Anxiousely waiting job offer - after 4 interviews, and 6 of my references were called r/o

and all had positive feedback. I interviewed with VP of sales, the Owner, 2 employees who would be on my team. All gave good feedback and all were separate interviews not together. Last part of the interview was with the VP of sales, lasted 90 min and we reviewed my personality test (results were fine). This was Wednesday, I asked for next steps and she said she need to get with owner to discuss and she would have an answer hopefully by the end of the week. There is also a recruiter involved who is managing the process (she doesnt work at the company). She followed up today and hasn't heard. Now I know to draw up an offer it can take time but I am seriousely stressed out. Im going through divorce and have to be out of the house (we are selling) and am currently unemployeed (i am collecting unemployment insurance). I have 2 daughters and will get no child support. And I have no car or health insuance. The stress I am under is extreme.

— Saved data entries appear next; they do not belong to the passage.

template <int C, int U, int VIS, bool AFFINE, bool FULL, bool PACK = false, bool LOWRES = false>
__global__ void __launch_bounds__(kCols, U >= 4 ? MT_WARP_MINB4 : (U == 1 ? MT_WARP_MINB1 : MT_WARP_MINB)) warp_fwd_kernel(const WarpFwdArgs a) {
    static_assert(!(AFFINE && LOWRES), "a theta needs no resize");
    pdl_wait();
    if (a.early_trigger) pdl_launch();
    __shared__ float s_by[kMaxRowsPerCta];
    __shared__ Lin s_ly[LOWRES ? kMaxRowsPerCta : 1];
    const int W = a.sp.W, H = a.sp.H;
    const bool live = (int)(blockIdx.x * kCols + threadIdx.x) < W;
    const int x = min((int)(blockIdx.x * kCols + threadIdx.x), W - 1);
    const int rows_cta = U * a.iters;
    const int yb = blockIdx.y * rows_cta;
    const unsigned n = blockIdx.z;
    const int b = a.f_magic ? (int)__umulhi(n, a.f_magic) : (int)n, f = (int)n - b * a.F;
    const bool ac = a.sp.ac;
    if (AFFINE) {
        if ((int)threadIdx.x < rows_cta)
            s_by[threadIdx.x] = base_coord(min(yb + (int)threadIdx.x, H - 1), H, a.sp.stepy, ac);
        __syncthreads();
    }
    Lin lx;
    if (LOWRES) {
        if ((int)threadIdx.x < rows_cta) s_ly[threadIdx.x] = lin_index(min(yb + (int)threadIdx.x, H - 1), a.gh, H, a.gsy);
        lx = lin_index(x, a.gw, W, a.gsx);
        __syncthreads();
    }
    const int xo = b * a.x_sb + f * a.x_sf;
    const float *__restrict__ vp = a.vis + (b * a.vis_sb + f * a.vis_sf);
    const int xao = b * a.xa_sb + f * a.xa_sf;
    const int mto = b * a.mt_sb;

    float t1 = 0.f, t2 = 0.f, t4 = 0.f, t5 = 0.f, bxt0 = 0.f, bxt3 = 0.f;
    if (AFFINE) {
        const float *th = a.grid + n * 6;
        const float bx = base_coord(x, W, a.sp.stepx, ac);
        bxt0 = __fmul_rn(bx, __ldg(th));
        bxt3 = __fmul_rn(bx, __ldg(th + 3));
        t1 = __ldg(th + 1); t2 = __ldg(th + 2); t4 = __ldg(th + 4); t5 = __ldg(th + 5);
    }
    const float wm2 = a.sp.wmax - 1.0f, hm2 = a.sp.hmax - 1.0f;

    constexpr bool kDense = !AFFINE && !LOWRES;
    float2 g_next[U];
    if (kDense) {
#pragma unroll
        for (int k = 0; k < U; ++k)
            g_next[k] = (yb + k < H) ? __ldcs(reinterpret_cast<const float2 *>(a.grid) + ((int)n * a.P + (yb + k) * W + x))
                                     : make_float2(0.0f, 0.0f);
    }
#pragma unroll 1
    for (int it = 0; it < a.iters; ++it) {
        const int y0 = yb + it * U;
        if (y0 >= H) break;
        const int p0 = y0 * W + x;
        const int np0 = (int)n * a.P + p0;
        float mtv[U];
        if (FULL || PACK || a.v_map) {
#pragma unroll
            for (int k = 0; k < U; ++k) mtv[k] = (y0 + k < H) ? __ldcs(a.m_target + (mto + p0 + k * W)) : 0.0f;
        }
        float xtv[PACK ? 3 : 1][U], vtv[U];
        if (PACK) {
#pragma unroll
            for (int k = 0; k < U; ++k) {
                const bool in = y0 + k < H;
                vtv[k] = in ? __ldg(a.v_t + (b * a.vt_sb + p0 + k * W)) : 0.0f;
#pragma unroll
                for (int c = 0; c < 3; ++c) xtv[c][k] = in ? __ldg(a.x_t + (b * a.xt_sb + c * a.xt_sc + p0 + k * W)) : 0.0f;
            }
        }
        float ix[U], iy[U], xw[U], yn[U];
        float wnw[U], wne[U], wsw[U], wse[U];
        bool interior = true;
#pragma unroll
        for (int k = 0; k < U; ++k) {
            float gx, gy;
            if (AFFINE) {
                const float by = s_by[it * U + k];
                gx = __fadd_rn(__fmaf_rn(by, t1, bxt0), t2);
                gy = __fadd_rn(__fmaf_rn(by, t4, bxt3), t5);
            } else if (LOWRES) {
                const Lin ly = s_ly[it * U + k];
                const float2 *fl = reinterpret_cast<const float2 *>(a.grid) + (int)n * (a.gh * a.gw);
                const float2 g = lin_flow(fl + ly.i0 * a.gw, fl + ly.i1 * a.gw, lx, ly.l0, ly.l1);
                gx = g.x; gy = g.y;
            } else {
                gx = g_next[k].x; gy = g_next[k].y;
            }
            ix[k] = unnormalize(gx, a.sp.sfx, ac);
            iy[k] = unnormalize(gy, a.sp.sfy, ac);
            xw[k] = floorf(ix[k]);
            yn[k] = floorf(iy[k]);
            const float w = __fsub_rn(ix[k], xw[k]), e = __fsub_rn(1.0f, w);
            const float nn = __fsub_rn(iy[k], yn[k]), ss = __fsub_rn(1.0f, nn);
            wnw[k] = __fmul_rn(ss, e); wne[k] = __fmul_rn(ss, w);
            wsw[k] = __fmul_rn(nn, e); wse[k] = __fmul_rn(nn, w);
            interior = interior && (xw[k] >= 0.0f) && (xw[k] <= wm2) && (yn[k] >= 0.0f) && (yn[k] <= hm2);
        }
        if (kDense && it + 1 < a.iters) {
#pragma unroll
            for (int k = 0; k < U; ++k)
                g_next[k] = (y0 + U + k < H) ? __ldcs(reinterpret_cast<const float2 *>(a.grid) + (np0 + (U + k) * W))
                                             : make_float2(0.0f, 0.0f);
        }
        float xa[C][U], va[U];
        if (__all_sync(0xffffffffu, interior)) {
            float c00[C + 1][U], c01[C + 1][U], c10[C + 1][U], c11[C + 1][U];
            int o[U];
            bool same[U];
#pragma unroll
            for (int k = 0; k < U; ++k) {
                o[k] = (int)yn[k] * W + (int)xw[k];
                same[k] = kTapReuse && k > 0 && o[k] == o[k - 1] + W;
            }
#pragma unroll
            for (int k = 0; k < U; ++k) {
#pragma unroll
                for (int c = 0; c < C; ++c) {
                    const float *r0 = a.x + (xo + c * a.x_sc + o[k]);
                    const float *r1 = a.x + (xo + c * a.x_sc + o[k] + W);
                    c00[c][k] = 0.0f; c01[c][k] = 0.0f;
                    if (!same[k]) { c00[c][k] = __ldg(r0); c01[c][k] = __ldg(r0 + 1); }
                    c10[c][k] = __ldg(r1); c11[c][k] = __ldg(r1 + 1);
                }
                if (VIS == 2) {
                    const float *r0 = vp + o[k];
                    const float *r1 = vp + (o[k] + W);
                    c00[C][k] = 0.0f; c01[C][k] = 0.0f;
                    if (!same[k]) { c00[C][k] = __ldg(r0); c01[C][k] = __ldg(r0 + 1); }
                    c10[C][k] = __ldg(r1); c11[C][k] = __ldg(r1 + 1);
                } else {
                    c00[C][k] = __ldg(vp + ((int)rintf(iy[k]) * W + (int)rintf(ix[k])));
                }
            }
#pragma unroll
            for (int k = 1; k < U; ++k) {
#pragma unroll
                for (int c = 0; c < (VIS == 2 ? C + 1 : C); ++c) {
                    c00[c][k] = same[k] ? c10[c][k - 1] : c00[c][k];
                    c01[c][k] = same[k] ? c11[c][k - 1] : c01[c][k];
                }
            }
#pragma unroll
            for (int k = 0; k < U; ++k) {
#pragma unroll
                for (int c = 0; c < C; ++c)
                    xa[c][k] = __fmaf_rn(c11[c][k], wse[k], __fmaf_rn(c10[c][k], wsw[k],
                               __fmaf_rn(c01[c][k], wne[k], __fmul_rn(c00[c][k], wnw[k]))));
                if (VIS == 2) {
                    float v00 = c00[C][k], v01 = c01[C][k], v10 = c10[C][k], v11 = c11[C][k];
                    if (a.from_mask) {
                        v00 = __fsub_rn(1.0f, v00); v01 = __fsub_rn(1.0f, v01);
                        v10 = __fsub_rn(1.0f, v10); v11 = __fsub_rn(1.0f, v11);
                    }
                    const float vs = __fmaf_rn(v11, wse[k], __fmaf_rn(v10, wsw[k],
                                     __fmaf_rn(v01, wne[k], __fmul_rn(v00, wnw[k]))));
                    va[k] = vs > 0.5f ? 1.0f : 0.0f;
                } else {
                    va[k] = a.from_mask ? __fsub_rn(1.0f, c00[C][k]) : c00[C][k];
                }
            }
        } else {
#pragma unroll
            for (int k = 0; k < U; ++k) {
                const Bil bl = bil_params(ix[k], iy[k], a.sp);
#pragma unroll
                for (int c = 0; c < C; ++c) xa[c][k] = interp(gather(a.x + (xo + c * a.x_sc), bl, W), bl);
                if (VIS == 2) {
                    Corners cv = gather(vp, bl, W);
                    if (a.from_mask) {
                        cv.nw = (bl.y0 && bl.x0) ? __fsub_rn(1.0f, cv.nw) : 0.0f;
                        cv.ne = (bl.y0 && bl.x1) ? __fsub_rn(1.0f, cv.ne) : 0.0f;
                        cv.sw = (bl.y1 && bl.x0) ? __fsub_rn(1.0f, cv.sw) : 0.0f;
                        cv.se = (bl.y1 && bl.x1) ? __fsub_rn(1.0f, cv.se) : 0.0f;
                    }
                    va[k] = interp(cv, bl) > 0.5f ? 1.0f : 0.0f;
                } else {
                    va[k] = nearest(vp, ix[k], iy[k], a.sp, a.from_mask);
                }
            }
        }
        if (live) {
#pragma unroll
            for (int k = 0; k < U; ++k) {
                if (y0 + k >= H) break;
                if (FULL || a.x_al) {
#pragma unroll
                    for (int c = 0; c < C; ++c) st_stream1(a.x_al + (xao + p0 + c * a.xa_sc + k * W), xa[c][k]);
                }
                if (FULL || a.v_al) st_stream1(a.v_al + (np0 + k * W), va[k]);
                const float vmap = (FULL || PACK || a.v_map) ? clamp01(__fsub_rn(va[k], __fsub_rn(1.0f, mtv[k]))) : 0.0f;
                if (FULL || a.v_map)
                    st_stream1(a.v_map + (np0 + k * W), vmap);
                if (PACK) {
                    float *o = a.nn_in + ((int)n * 9 * a.P + p0 + k * W);
#pragma unroll
                    for (int c = 0; c < 3; ++c) {
                        const float m = chan_mean(c), sd = chan_std(c);
                        st_stream1(o + c * a.P, __fdiv_rn(__fsub_rn(xtv[c][k], m), sd));
                        st_stream1(o + (3 + c) * a.P, __fdiv_rn(__fsub_rn(xa[c][k], m), sd));
                    }
                    st_stream1(o + 6 * a.P, vtv[k]);
                    st_stream1(o + 7 * a.P, va[k]);
                    st_stream1(o + 8 * a.P, vmap);
                }
            }
        }
    }
}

Before my last job I made an average of 90K plus benefits etc for 9 years. Now I have nothing except equity in the house which I cant get til is sells. Ive been intervieing for 3 months and at my wits end - I want to run away literally. I have 2 girls in elementary and middle school and will have nowhere to live, and my soon to be ex gets to stay in the house til it sells.


----------



## vauxhall101 (Jul 23, 2017)

That's tough, I'm in a similar situation (was just about to start a thread about it actually). First of all, good luck on the job interview, fingers crossed for you. I suppose an obvious first question is: do you have any family or friends who can help you out? Even if it's just a couch to crash on for a little while? 

I don't know exactly what your situation is, but you could just start interviewing for everything, even if it is just a job at the car wash, while you look for something else. Do you have anything you could sell for a little bit of money to tide you over?


----------